--- START ---
#include <dlfcn.h>
// ... 4921 lines not shown
#pragma unroll
        for (int c = 0; c < HELD; ++c) if ((uint32_t)c * 64u < m) pass1((uint32_t)c * 64u, held[c]);
        for (uint32_t i0 = HELD * 64u; i0 < m; i0 += 64) {
            const uint32_t i = i0 + lane;
            pass1(i0, i < m ? st[s0 + i] : make_uint2(RK_FINAL, 0u));
        }
        LDS_WAVE_SYNC();
        uint32_t carry = 0;
        for (uint32_t w0 = 0; w0 < W; w0 += 64) {
            const uint32_t w = w0 + lane;
            const uint32_t pc = (w < W) ? (uint32_t)__popc(bm[w]) : 0u;
            uint32_t incl = pc;
            incl = wave_incl_sum(incl);
            if (w < W) pre[w] = carry + incl - pc;
            carry += lane_value<63>(incl);
        }
        const uint32_t nSlots = carry;
        LDS_WAVE_SYNC();
        auto pass2 = [&](uint32_t i0, uint2 e) {
            const uint32_t i = i0 + lane;
            bool pending = false;
            uint32_t slot = 0;
            float sc = 0.0f;
            if (i < m) {
                const uint32_t kind = e.x >> 30;
                if (kind != 2u) {
                    const uint32_t t = e.x & 0xFFFFFu;
                    slot = pre[t >> 5] + (uint32_t)__popc(bm[t >> 5] & ((1u << (t & 31u)) - 1u));
                    slotTax[slot] = t;
                    if (kind == 1u) val[slot] = __uint_as_float(e.y);
                    else { pending = true; if (kind == 0u) sc = event_score(evT, kHigh - (int)rk_level(e.x), e.y >> 16); }
                }
            }
            while (__ballot(pending) != 0ull) {
                if (pending) atomicMin(&claim[slot], (uint32_t)lane);
                LDS_WAVE_SYNC();
                if (pending && claim[slot] == (uint32_t)lane) {
                    float v = val[slot];
                    if ((e.x >> 30) == 3u) {
                        const int kF = (int)((e.x >> 20) & 31u), kL = (int)(e.y & 31u);
                        const int step = (e.x & RK_SEG_DESC) ? -1 : 1;
                        for (int k = step > 0 ? kF : kL, c = kL - kF; c >= 0; --c, k += step)
                            v = __fadd_rn(v, event_score(evT, k, seg_size(e.y, k == kF)));
                    } else
                        for (uint32_t j = 0; j < (e.y & 0xFFFFu); ++j) v = __fadd_rn(v, sc);
                    val[slot] = v;
                    claim[slot] = 0xFFFFFFFFu;
                    pending = false;
                }
                LDS_WAVE_SYNC();
            }
        };
#pragma unroll
        for (int c = 0; c < HELD; ++c) if ((uint32_t)c * 64u < m) pass2((uint32_t)c * 64u, held[c]);
        for (uint32_t i0 = HELD * 64u; i0 < m; i0 += 64) {
            const uint32_t i = i0 + lane;
            pass2(i0, i < m ? st[s0 + i] : make_uint2(0u, 0u));
        }
        LDS_WAVE_SYNC();
        for (uint32_t sl = lane; sl < nSlots; sl += 64) st[s0 + sl] = make_uint2(slotTax[sl], __float_as_uint(val[sl]));
        if (lane == 0) rowLen[r] = nSlots;
        LDS_WAVE_SYNC();
#pragma unroll
        for (int c = 0; c < HELD; ++c) held[c] = ahead[c];
    }
}

static constexpr int PR_THREADS = 256, PR_ITEMS = 8;
__global__ __launch_bounds__(PR_THREADS) void profile_reduce_kernel(const uint64_t *__restrict__ sorted, uint32_t nKeys, uint32_t nTaxa,
                                                                     uint64_t *__restrict__ cntUnique, uint64_t *__restrict__ hiTab,
                                                                     uint64_t *__restrict__ midTab, uint64_t *__restrict__ loTab, ProfLayout PL)
{
    __shared__ unsigned long long sSum[PR_THREADS / 64];
    __shared__ uint64_t sEdge[2];
    const uint64_t mask = (1ull << PL.bits()) - 1ull;
    auto add = [&](uint64_t key, uint64_t c) {
        const uint32_t tax = (uint32_t)(key & ((1ull << PL.tb) - 1ull));
        if (c == 0 || tax == (1u << PL.tb) - 1u) return;
        const uint32_t n = (uint32_t)((key >> PL.tb) & ((1ull << PL.nb) - 1ull));
        const uint32_t lv = (uint32_t)(key >> (PL.tb + PL.nb));
        const size_t cell = (size_t)lv * nTaxa + tax;
        if (n == 1) atomicAdd((unsigned long long *)&cntUnique[cell], (unsigned long long)c);
        fixed_add(hiTab, midTab, loTab, cell, c, n);
    };
    const uint32_t chunk = PR_THREADS * PR_ITEMS;
    for (uint64_t base = (uint64_t)blockIdx.x * chunk; base < nKeys; base += (uint64_t)gridDim.x * chunk) {
        const uint64_t i0 = base + threadIdx.x * PR_ITEMS;
        uint64_t v[PR_ITEMS];
        if (i0 + PR_ITEMS <= nKeys) {
#pragma unroll
            for (int j = 0; j < PR_ITEMS; j += 2) {
                const ulonglong2 w = *reinterpret_cast<const ulonglong2 *>(sorted + i0 + j);
                v[j] = w.x; v[j + 1] = w.y;
            }
        } else {
#pragma unroll
            for (int j = 0; j < PR_ITEMS; ++j) v[j] = (i0 + j < nKeys) ? sorted[i0 + j] : ~0ull;
        }
        if (threadIdx.x == 0) sEdge[0] = (v[0] >> 16) & mask;
        const uint32_t lastIdx = (base + chunk <= nKeys) ? chunk - 1 : (uint32_t)(nKeys - 1 - base);
        if (threadIdx.x == lastIdx / PR_ITEMS) sEdge[1] = (v[lastIdx % PR_ITEMS] >> 16) & mask;
        __syncthreads();
        const bool uniform = sEdge[0] == sEdge[1];
        if (uniform) {
            unsigned long long sum = 0;
#pragma unroll
            for (int j = 0; j < PR_ITEMS; ++j) if (i0 + j < nKeys) sum += v[j] & 0xFFFFull;
            for (int off = 32; off > 0; off >>= 1) sum += __shfl_down(sum, off);
            if ((threadIdx.x & 63) == 0) sSum[threadIdx.x >> 6] = sum;
            __syncthreads();
            if (threadIdx.x == 0) {
                unsigned long long total = 0;
                for (int w = 0; w < PR_THREADS / 64; ++w) total += sSum[w];
                add(sEdge[0], total);
            }
        } else {
            uint64_t cur = (v[0] >> 16) & mask, acc = 0;
#pragma unroll
            for (int j = 0; j < PR_ITEMS; ++j) {
                if (i0 + j >= nKeys) break;
                const uint64_t k = (v[j] >> 16) & mask;
                if (k != cur) { add(cur, acc); cur = k; acc = 0; }
                acc += v[j] & 0xFFFFull;
            }
            add(cur, acc);
        }
        __syncthreads();
    }
}

static constexpr int PT_THREADS = 1024, PT_LEFT = 2048;
struct ProfTableLayout { uint8_t nn[MAX_LEVELS]; uint16_t first[MAX_LEVELS + 1]; int lvLo, lvHi; };
static ProfTableLayout prof_table_layout(int nK, int lvLo, int lvHi, uint32_t nTaxa, uint64_t budgetCells)
{
    ProfTableLayout L;
    memset(&L, 0, sizeof(L));
    L.lvLo = lvLo; L.lvHi = lvHi;
    const uint64_t perTaxon = nTaxa ? budgetCells / nTaxa : 0;
    const int nW = lvHi - lvLo;
    if (nW <= 0 || perTaxon < (uint64_t)nW) { L.lvHi = lvLo; return L; }
    uint64_t left = perTaxon - (uint64_t)nW;
    for (int lv = lvLo; lv < lvHi; ++lv) L.nn[lv] = 1;
    auto grow = [&](int lv, uint64_t upTo) { while (lv >= lvLo && lv < lvHi && L.nn[lv] < upTo && left > 0) { ++L.nn[lv]; --left; } };
    for (int lv = lvLo; lv < lvHi; ++lv) grow(lv, 2);
    if (lvHi == nK) {
        grow(nK - 2, 4);
        grow(nK - 1, 24);
        grow(nK - 2, 8);
    }
    for (uint64_t upTo = 3; upTo <= 8; ++upTo) for (int lv = lvHi - 1; lv >= lvLo; --lv) grow(lv, upTo);
    for (int lv = 0; lv < MAX_LEVELS; ++lv) L.first[lv + 1] = (uint16_t)(L.first[lv] + L.nn[lv]);
    return L;
}
__global__ __launch_bounds__(PT_THREADS) void profile_table_kernel(const uint64_t *__restrict__ keys, uint32_t nKeys, uint32_t nTaxa, int nK, ProfTableLayout TL,
                                                                   uint64_t *__restrict__ cntUnique, uint64_t *__restrict__ hiTab,
                                                                   uint64_t *__restrict__ midTab, uint64_t *__restrict__ loTab, ProfLayout PL,
                                                                   uint64_t *__restrict__ leftOut, unsigned long long *__restrict__ leftCursor)
{
    extern __shared__ uint32_t tab[];
    __shared__ uint64_t sLeft[PT_LEFT];
    __shared__ uint32_t sLeftN;
    __shared__ unsigned long long sLeftBase;
    const uint32_t cells = (uint32_t)TL.first[MAX_LEVELS] * nTaxa;
    for (uint32_t i = threadIdx.x; i < cells; i += PT_THREADS) tab[i] = 0u;
    if (threadIdx.x == 0) sLeftN = 0;
    __syncthreads();
    const uint64_t mask = (1ull << PL.bits()) - 1ull;
    auto flush0 = [&]() {
        const uint32_t n = min(sLeftN, (uint32_t)PT_LEFT);
        if (threadIdx.x == 0) sLeftBase = atomicAdd(leftCursor, (unsigned long long)n);
        __syncthreads();
        for (uint32_t i = threadIdx.x; i < n; i += PT_THREADS) leftOut[sLeftBase + i] = sLeft[i];
        __syncthreads();
        if (threadIdx.x == 0) sLeftN = 0;
        __syncthreads();
    };
    constexpr int PT_KEYS = 8;
    const uint64_t step = (uint64_t)gridDim.x * PT_THREADS * PT_KEYS;
    const uint64_t rounds = ((uint64_t)nKeys + step - 1) / step;
    const uint32_t maxHits = (uint32_t)std::min<uint64_t>(65535ull, 0xFFFFFFFFull / std::max<uint64_t>(1, rounds * PT_THREADS * PT_KEYS));
    auto &flush = flush0;
    for (uint64_t rd = 0; rd < rounds; ++rd) {
        const uint64_t i0 = rd * step + (uint64_t)blockIdx.x * PT_THREADS * PT_KEYS + threadIdx.x;
        uint64_t kk[PT_KEYS];
#pragma unroll
        for (int q = 0; q < PT_KEYS; ++q) { const uint64_t i = i0 + (uint64_t)q * PT_THREADS; kk[q] = i < nKeys ? keys[i] : 0ull; }
#pragma unroll
        for (int q = 0; q < PT_KEYS; ++q) {
            const uint64_t key = kk[q];
            const uint64_t f = (key >> 16) & mask;
            const uint32_t hits = (uint32_t)(key & 0xFFFFull);
            const uint32_t tax = (uint32_t)(f & ((1ull << PL.tb) - 1ull));
            if (hits != 0u && tax != (1u << PL.tb) - 1u) {
                const uint32_t n = (uint32_t)((f >> PL.tb) & ((1ull << PL.nb) - 1ull));
                const uint32_t lv = (uint32_t)(f >> (PL.tb + PL.nb));
                if ((int)lv < TL.lvLo || (int)lv >= TL.lvHi) {}
                else if (n >= 1u && n <= (uint32_t)TL.nn[lv] && hits <= maxHits) atomicAdd(&tab[((uint32_t)TL.first[lv] + (n - 1u)) * nTaxa + tax], hits);
                else {
                    const uint32_t at = atomicAdd(&sLeftN, 1u);
                    if (at < (uint32_t)PT_LEFT) sLeft[at] = key;
                    else leftOut[atomicAdd(leftCursor, 1ull)] = key;
                }
            }
        }
        __syncthreads();
        if (sLeftN > (uint32_t)(PT_LEFT / 2)) flush();
    }
    flush();
    for (uint32_t i = threadIdx.x; i < cells; i += PT_THREADS) {
        const uint32_t c = tab[i];
        if (!c) continue;
        const uint32_t tax = i % nTaxa, row = i / nTaxa;
        uint32_t lv = 0;
        while (row >= (uint32_t)TL.first[lv + 1]) ++lv;
        const uint32_t n = row - (uint32_t)TL.first[lv] + 1u;
        const size_t cell = (size_t)lv * nTaxa + tax;
        if (n == 1u) atomicAdd((unsigned long long *)&cntUnique[cell], (unsigned long long)c);
        fixed_add(hiTab, midTab, loTab, cell, c, n);
    }
}

__global__ __launch_bounds__(256) void row_copy_kernel(const uint32_t *__restrict__ rowPos, const uint32_t *__restrict__ rowLen,
                                const uint64_t *__restrict__ rowOff, uint32_t nReads, const uint2 *__restrict__ st,
                                uint32_t *__restrict__ outTax, float *__restrict__ outScore)
{
    const int lane = threadIdx.x & 63, wv = threadIdx.x >> 6;
    const uint32_t waves = gridDim.x * 4u;
    for (uint32_t r = blockIdx.x * 4u + wv; r < nReads; r += waves) {
        const uint32_t s = rowPos[r];
        const uint32_t m = rowLen[r] & ~ROW_MERGE;
        const uint64_t o = rowOff[r];
        for (uint32_t i = lane; i < m; i += 64) { const uint2 e = st[s + i]; outTax[o + i] = e.x; outScore[o + i] = __uint_as_float(e.y); }
    }
}

__global__ void widen_kernel(const uint32_t *__restrict__ in, uint64_t *__restrict__ out, uint32_t n)
{
    const uint32_t i = blockIdx.x * blockDim.x + threadIdx.x;
    if (i < n) out[i] = in[i] & 0x7FFFFFFFu;
}

__global__ void invert_kernel(const uint32_t *__restrict__ plist, uint32_t n, uint32_t *__restrict__ slotOf)
{
    const uint32_t i = blockIdx.x * blockDim.x + threadIdx.x;
    if (i < n) slotOf[plist[i]] = i;
}

static int slots_from_reads(kasa_ctx *c)
{
    const uint64_t nQ = c->nQ;
    int rc;
    if ((rc = c->plist.reserve(nQ * 4 + 64)) || (rc = c->slotBuf.reserve(nQ * 4 + 64)) || (rc = c->qReadA.reserve(nQ * 4 + 64))) return rc;
    hipEvent_t a, b;
    if ((rc = timer_begin(c, c->timers[KASA_STAGE_REGROUP], &a, &b))) return rc;
    if (nQ) {
        unsigned bits = 1;
        while ((1ull << bits) < (uint64_t)std::max<int64_t>(c->nReads, 1)) ++bits;
        rocprim::counting_iterator<uint32_t> iota(0);
        size_t tmpBytes = 0;
        HIPCHK(rocprim::radix_sort_pairs(nullptr, tmpBytes, c->qRead, c->qReadA.as<uint32_t>(), iota, c->plist.as<uint32_t>(),
                                         (size_t)nQ, 0u, bits, c->stream));
        if ((rc = c->sortTmp.reserve(tmpBytes))) return rc;
        HIPCHK(rocprim::radix_sort_pairs(c->sortTmp.p, tmpBytes, c->qRead, c->qReadA.as<uint32_t>(), iota, c->plist.as<uint32_t>(),
                                         (size_t)nQ, 0u, bits, c->stream));
        invert_kernel<<<blocks_for(nQ, 256), 256, 0, c->stream>>>(c->plist.as<uint32_t>(), (uint32_t)nQ, c->slotBuf.as<uint32_t>());
        HIPCHK(hipGetLastError());
    }
    if ((rc = timer_end(c, c->timers[KASA_STAGE_REGROUP], a, b))) return rc;
    c->slotOf = c->slotBuf.as<uint32_t>();
    return KASA_OK;
}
--- END ---
(Task directions): Your task is to count the lines in the material containing the word "lastIdx" and to state only that number.

(Written response): 2